I had the unusual opportunity a weekend ago to see and/or hear one of my earliest plays – and one of my newest ones. It wasn’t quite as embarrassing as looking through old photo albums full of 80’s hair. But almost.
MUM’S THE WORD was the second play I ever wrote – dialogue heavy, lots of phones ringing, a fairly simple story that was a tribute to one of my favorite genres in film: those 1930’s Warner Brother musical comedies. My characters didn’t sing. But I hoped the play would crackle with that fast paced dialogue between dames and saps. I hadn’t seen it in – okay, I’ll admit it – in nearly 30 years! I wrote it with a part for myself, of course. And it was a wonderful role: Jinx Riley, the gal born on Friday the 13th, the sucker for the wrong kind of guy. I kept the wonderful depression era secretary costume until just last year, when I admitted I’d never get down to that size again. Or play that part again.

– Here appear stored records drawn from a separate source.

template <bool CAPPED, int EB, bool HALF = false>
__global__ __launch_bounds__(64) void k_scan_ap_c(ScanArgs a, const uint2* __restrict__ below, const uint2* __restrict__ dpre,
                                                  const uint32_t* __restrict__ cap_ws, float* __restrict__ ap_part,
                                                  const uint32_t* __restrict__ items_total, uint32_t kcap, const uint32_t* __restrict__ skip_if = nullptr,
                                                  const uint32_t* __restrict__ nrel_max = nullptr, int rank_bits = 0) {
    static_assert(!HALF || EB == 8, "the 8 x 8 geometry on one-byte entries");
    constexpr int QW = HALF ? 8 : 128 / EB, LOG_QW = QW == 16 ? 4 : 3, S = 64 / QW, EPW = HALF ? 2 : 32 / EB;
    extern __shared__ __attribute__((aligned(16))) uint32_t lds[];
    int chunk_id, qtile;
    if (!map_block(a, chunk_id, qtile)) return;
    if (items_total && (int64_t)*items_total > kFloatBitsMaxItems) return;
    if (skip_if && *skip_if != 0u) return;
    if (nrel_max && rank_bits > 0 && (uint64_t)(*nrel_max) + 2 < (1ull << (32 - rank_bits))) return;
    const int lane = threadIdx.x & 63;
    const int ql = lane & (QW - 1), slot = lane >> LOG_QW;
    const int q0 = qtile * QW, q = q0 + ql;
    const int ncell = a.nb * QW;
    unsigned long long* cnt = reinterpret_cast<unsigned long long*>(lds);
    {
        const uint2* __restrict__ pb = below + ((int64_t)chunk_id * a.nb) * a.qpad + q0;
        const uint2* __restrict__ pd = dpre + q0;
        auto pack = [](uint2 x, uint2 y) {
            return (unsigned long long)(kF23 + x.x + y.x + 1u) | ((unsigned long long)(kF23 + (0x7fffffu - (x.y + y.y + 1u))) << 32);
        };
        int e = lane;
        for (; e + 7 * 64 < ncell; e += 8 * 64) {
            uint2 x[8], y[8];
#pragma unroll
            for (int j = 0; j < 8; ++j) {
                const int ee = e + j * 64;
                const int64_t at = (int64_t)(ee >> LOG_QW) * a.qpad + (ee & (QW - 1));
                x[j] = pb[at];
                y[j] = pd[at];
            }
#pragma unroll
            for (int j = 0; j < 8; ++j) cnt[e + j * 64] = pack(x[j], y[j]);
        }
        for (; e < ncell; e += 64) {
            const int64_t at = (int64_t)(e >> LOG_QW) * a.qpad + (e & (QW - 1));
            cnt[e] = pack(pb[at], pd[at]);
        }
    }
    const uint32_t cntbase = (uint32_t)(uintptr_t)(__attribute__((address_space(3))) uint32_t*)lds + ql * 8;
    const float capf = CAPPED ? (float)min(cap_ws[q], kcap) : 0.0f;
    const int64_t lo = (int64_t)chunk_id * a.chunk;
    const int64_t hi = (lo + a.chunk < a.R) ? lo + a.chunk : a.R;
    float acc = 0.0f;
    auto credit = [&](unsigned long long old, uint32_t m) {
        const float rank = __uint_as_float((uint32_t)old) - 8388608.0f;
        const float ord = 16777215.0f - __uint_as_float((uint32_t)(old >> 32));
        if (CAPPED) m = ord <= capf ? m : 0u;
#ifdef XMH_ABL_AP_NORCP
        acc = fmaf(ord, __uint_as_float(__float_as_uint(rank) & m), acc);
#else
        acc = fmaf(ord, __uint_as_float(__float_as_uint(__builtin_amdgcn_rcpf(rank)) & m), acc);
#endif
    };
    const uint32_t hoff = HALF ? 8u * (uint32_t)(slot >> 2) : 0u;
    const uint32_t hb0 = hoff, hb1 = hoff + 16u, hd0 = hoff + 1u, hd1 = hoff + 17u;
    auto issue1 = [&](uint32_t w, int j, unsigned long long& old, uint32_t& m) {
        uint32_t d;
        if (HALF) {
            m = (uint32_t)__builtin_amdgcn_sbfe((int)w, j ? hb1 : hb0, 1);
            d = __builtin_amdgcn_ubfe(w, j ? hd1 : hd0, EB - 1);
        } else if (EB == 16) {
            m = (uint32_t)__builtin_amdgcn_sbfe((int)w, j, 1);
            d = __builtin_amdgcn_ubfe(w, j + 1, 11);
        } else {
            m = (uint32_t)__builtin_amdgcn_sbfe((int)w, EB * j, 1);
            d = __builtin_amdgcn_ubfe(w, EB * j + 1, EB - 1);
        }
        uint32_t addr;
        if (QW == 16) asm("v_lshl_add_u32 %0, %1, 7, %2" : "=v"(addr) : "v"(d), "v"(cntbase));
        else asm("v_lshl_add_u32 %0, %1, 6, %2" : "=v"(addr) : "v"(d), "v"(cntbase));
        const unsigned long long inc = 1ull | ((unsigned long long)m << 32);
#ifdef XMH_ABL_AP_NOATOMIC
        old = ((unsigned long long)addr << 3) | inc;
        asm volatile("" : "+v"(old));
#else
        asm volatile("ds_add_rtn_u64 %0, %1, %2" : "=v"(old) : "v"(addr), "v"(inc) : "memory");
#endif
    };
    unsigned long long oldA[8], oldB[8];
    uint32_t mA[8], mB[8];
    constexpr bool kFourBatchIterations = true;
    auto issue = [&](unsigned long long (&old)[8], uint32_t (&m)[8], uint32_t wa, uint32_t wb, uint32_t wc, uint32_t wd) {
        if constexpr (EB == 16) {
            const uint32_t sx = __builtin_amdgcn_alignbit(wb, wa, 24), sy = __builtin_amdgcn_alignbit(wc, wb, 28);
#pragma unroll
            for (int u = 0; u < 8; ++u) issue1(XMH_CACHE12_WORD(u, wa, wb, wc, sx, sy), XMH_CACHE12_BIT(u), old[u], m[u]);
        } else {
#pragma unroll
            for (int u = 0; u < 8; ++u) {
                const int wi = u / EPW;
                issue1(wi == 0 ? wa : (wi == 1 ? wb : (wi == 2 ? wc : wd)), u % EPW, old[u], m[u]);
            }
        }
    };
    auto drain8 = [&](unsigned long long (&old)[8], uint32_t (&m)[8]) {
        asm volatile("s_waitcnt lgkmcnt(8)" : "+v"(old[0]), "+v"(old[1]), "+v"(old[2]), "+v"(old[3]), "+v"(old[4]), "+v"(old[5]), "+v"(old[6]), "+v"(old[7])::"memory");
#pragma unroll
        for (int u = 0; u < 8; ++u) credit(old[u], m[u]);
    };
    auto drain0 = [&](unsigned long long (&old)[8], uint32_t (&m)[8]) {
        asm volatile("s_waitcnt lgkmcnt(0)" : "+v"(old[0]), "+v"(old[1]), "+v"(old[2]), "+v"(old[3]), "+v"(old[4]), "+v"(old[5]), "+v"(old[6]), "+v"(old[7])::"memory");
#pragma unroll
        for (int u = 0; u < 8; ++u) credit(old[u], m[u]);
    };
    const int nbatch = (a.chunk + 63) >> 6;
    const uint4* crow = HALF ? a.pair_cache + ((int64_t)chunk_id * (a.nqt >> 1) + (qtile >> 1)) * nbatch * 64 + (slot & 3) * 16 + (qtile & 1) * 8 + ql
                             : a.pair_cache + ((int64_t)chunk_id * a.nqt + qtile) * nbatch * 64 + lane;
    const int nfull = (int)((hi - lo) >> 6);
    asm volatile("s_waitcnt lgkmcnt(0)" ::: "memory");
    const uint32_t* crow12 = reinterpret_cast<const uint32_t*>(a.pair_cache) + (((int64_t)chunk_id * a.nqt + qtile) * nbatch * 64 + lane) * xmh::kCache12Dwords;
    auto cache_words = [&](int64_t batch) -> uint4 {
        if constexpr (EB == 16) {
            typedef uint32_t u32x3_t __attribute__((ext_vector_type(3)));
            const u32x3_t v = __builtin_nontemporal_load(reinterpret_cast<const u32x3_t*>(crow12 + batch * 64 * xmh::kCache12Dwords));
            return make_uint4(v.x, v.y, v.z, 0u);
        } else {
#ifdef XMH_ABL_AP_PLAIN
            return crow[batch * 64];
#else
            typedef uint32_t u32x4_t __attribute__((ext_vector_type(4)));
            const u32x4_t v = __builtin_nontemporal_load(reinterpret_cast<const u32x4_t*>(crow + batch * 64));
            return make_uint4(v.x, v.y, v.z, v.w);
#endif
        }
    };
    uint4 cw = cache_words(0);
    uint4 nw = cache_words(1 < nbatch ? 1 : 0);
    auto next_words = [&](int bi) {
#ifdef XMH_ABL_AP_NOLOAD
        const uint4 nw2 = make_uint4(0x10203040u + bi + lane, 0x18283848u ^ lane, 0x11223344u + 3 * lane, 0x21314151u + bi);
#else
        const uint4 nw2 = cache_words(bi + 2 < nbatch ? bi + 2 : nbatch - 1);
#endif
        return nw2;
    };
    auto slow_batch = [&](const uint4& w4, int count) {
        const uint32_t sx = EB == 16 ? __builtin_amdgcn_alignbit(w4.y, w4.x, 24) : 0u, sy = EB == 16 ? __builtin_amdgcn_alignbit(w4.z, w4.y, 28) : 0u;
#pragma unroll
        for (int t = 0; t < QW; ++t) {
            if (t * S + slot < count) {
                const uint32_t w = EB == 16 ? XMH_CACHE12_WORD(t, w4.x, w4.y, w4.z, sx, sy) : (t < EPW ? w4.x : (t < 2 * EPW ? w4.y : (t < 3 * EPW ? w4.z : w4.w)));
                const uint32_t bit = EB == 16 ? (uint32_t)XMH_CACHE12_BIT(t) : (HALF ? hoff + 16u * (t % EPW) : (uint32_t)(EB * (t % EPW)));
                const uint32_t m = (uint32_t)__builtin_amdgcn_sbfe((int)w, bit, 1), d = __builtin_amdgcn_ubfe(w, bit + 1u, EB == 16 ? 11 : EB - 1);
                const unsigned long long o = atomicAdd(&cnt[d * QW + ql], 1ull | ((unsigned long long)m << 32));
                credit(o, m);
            }
        }
    };
    if (EB == 8 && !HALF) {
        int bi = 0;
        if (kFourBatchIterations) {
            for (; bi + 3 < nfull; bi += 4) {
                const uint4 n0 = next_words(bi);
                issue(oldA, mA, cw.x, cw.y, 0u, 0u);
                issue(oldB, mB, cw.z, cw.w, 0u, 0u);
                drain8(oldA, mA);
                cw = nw;
                nw = n0;
#pragma unroll
                for (int t = 1; t < 4; ++t) {
                    const uint4 nt = next_words(bi + t);
                    issue(oldA, mA, cw.x, cw.y, 0u, 0u);
                    drain8(oldB, mB);
                    issue(oldB, mB, cw.z, cw.w, 0u, 0u);
                    drain8(oldA, mA);
                    cw = nw;
                    nw = nt;
                }
                drain0(oldB, mB);
            }
        }
        for (; bi + 1 < nfull; bi += 2) {
            const uint4 nw2 = next_words(bi);
            issue(oldA, mA, cw.x, cw.y, 0u, 0u);
            issue(oldB, mB, cw.z, cw.w, 0u, 0u);
            drain8(oldA, mA);
            cw = nw;
            nw = nw2;
            const uint4 nw3 = next_words(bi + 1);
            issue(oldA, mA, cw.x, cw.y, 0u, 0u);
            drain8(oldB, mB);
            issue(oldB, mB, cw.z, cw.w, 0u, 0u);
            drain8(oldA, mA);
            drain0(oldB, mB);
            cw = nw;
            nw = nw3;
        }
        if (bi < nfull) {
            const uint4 nw2 = next_words(bi);
            issue(oldA, mA, cw.x, cw.y, 0u, 0u);
            issue(oldB, mB, cw.z, cw.w, 0u, 0u);
            drain8(oldA, mA);
            drain0(oldB, mB);
            cw = nw;
            nw = nw2;
        }
    } else {
        auto words_at = [&](int b) { return cache_words(b < nbatch ? b : nbatch - 1); };
        auto issue4 = [&](unsigned long long (&old)[8], uint32_t (&m)[8], const uint4& r) { issue(old, m, r.x, r.y, r.z, r.w); };
        uint4 r0 = cw, r1 = nw, r2 = words_at(2), r3 = words_at(3);
        int bi = 0;
        for (; bi + 3 < nfull; bi += 4) {
            issue4(oldA, mA, r0);
            r0 = words_at(bi + 4);
            issue4(oldB, mB, r1);
            r1 = words_at(bi + 5);
            drain8(oldA, mA);
            issue4(oldA, mA, r2);
            r2 = words_at(bi + 6);
            drain8(oldB, mB);
            issue4(oldB, mB, r3);
            r3 = words_at(bi + 7);
            drain8(oldA, mA);
            drain0(oldB, mB);
        }
        const int rem = nfull - bi;
        if (rem >= 2) {
            issue4(oldA, mA, r0);
            issue4(oldB, mB, r1);
            drain8(oldA, mA);
            drain0(oldB, mB);
            if (rem == 3) {
                issue4(oldA, mA, r2);
                drain0(oldA, mA);
            }
        } else if (rem == 1) {
            issue4(oldA, mA, r0);
            drain0(oldA, mA);
        }
        cw = rem == 0 ? r0 : (rem == 1 ? r1 : (rem == 2 ? r2 : r3));
    }
    const int cntb = (int)(hi - lo) - nfull * 64;
    slow_batch(cw, cntb);
#pragma unroll
    for (int o = QW; o < 64; o <<= 1) acc += __shfl_xor(acc, o, 64);
    if (slot == 0) ap_part[(int64_t)chunk_id * a.qpad + q] = acc;
}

I was surprised at how well it stood the test of time. Acoustics in the North By South Theatre space (a church auditorium in Glendale) were awful. And an electrical malfunction meant all the lights on stage left had blown out. So it was hard to hear the dialogue – or watch the actors’ lips for clues about what they were saying. But I wasn’t embarrassed by the script. Oh, sure, the turn around at the end came too quickly. But it wasn’t awful.
Earlier in the afternoon, I got to hear the ten minute version of an even shorter play for the first time. Ensemble Studio Theatre was holding its annual “Playday” reading series on exactly the same day that MUM’S was going up!
I had written LAKE TITICACA for a contest sponsored by DC’s Theater J. They invited playwrights to create a 5 minute reaction to Matthew Lopez’ terrific post-Civil War play THE WHIPPING MAN. I recalled the odd period after the LA riots when everyone was walking on eggshells. That grew into a five page piece, which was chosen by Theater J for a reading.
But since five minute plays are a rarity, I felt the piece had some room to grow. So I expanded it to ten minutes. But the EST reading was the first time I’d heard it aloud in that form.
Ouch.
This is the blessing that actors offer. You can HEAR and SEE what’s missing, what doesn’t work, where the klunky parts are.
But I was pleased to hear audience reactions – particularly from a trio of African American actors waiting to go on in the next piece. They got it. And looked around to find the author. Me. That made the day.
The experience of two plays in the space of a few hours was particularly valuable to me as a writer. Such a contrast in writing styles over three decades! I’m less verbose. Still interested in quirky humor, but more apt to let the audience figure stuff out.
I’m trying to let the experience reassure me as I try to get back to writing a new piece – much more similar to that first comedy than to anything I’ve written lately. I may not be Preston Sturges or Jane Austen or Tom Stoppard. But I am Kitty Felde. And while my work may not win Tonys or bring down the Berlin Wall, it has value.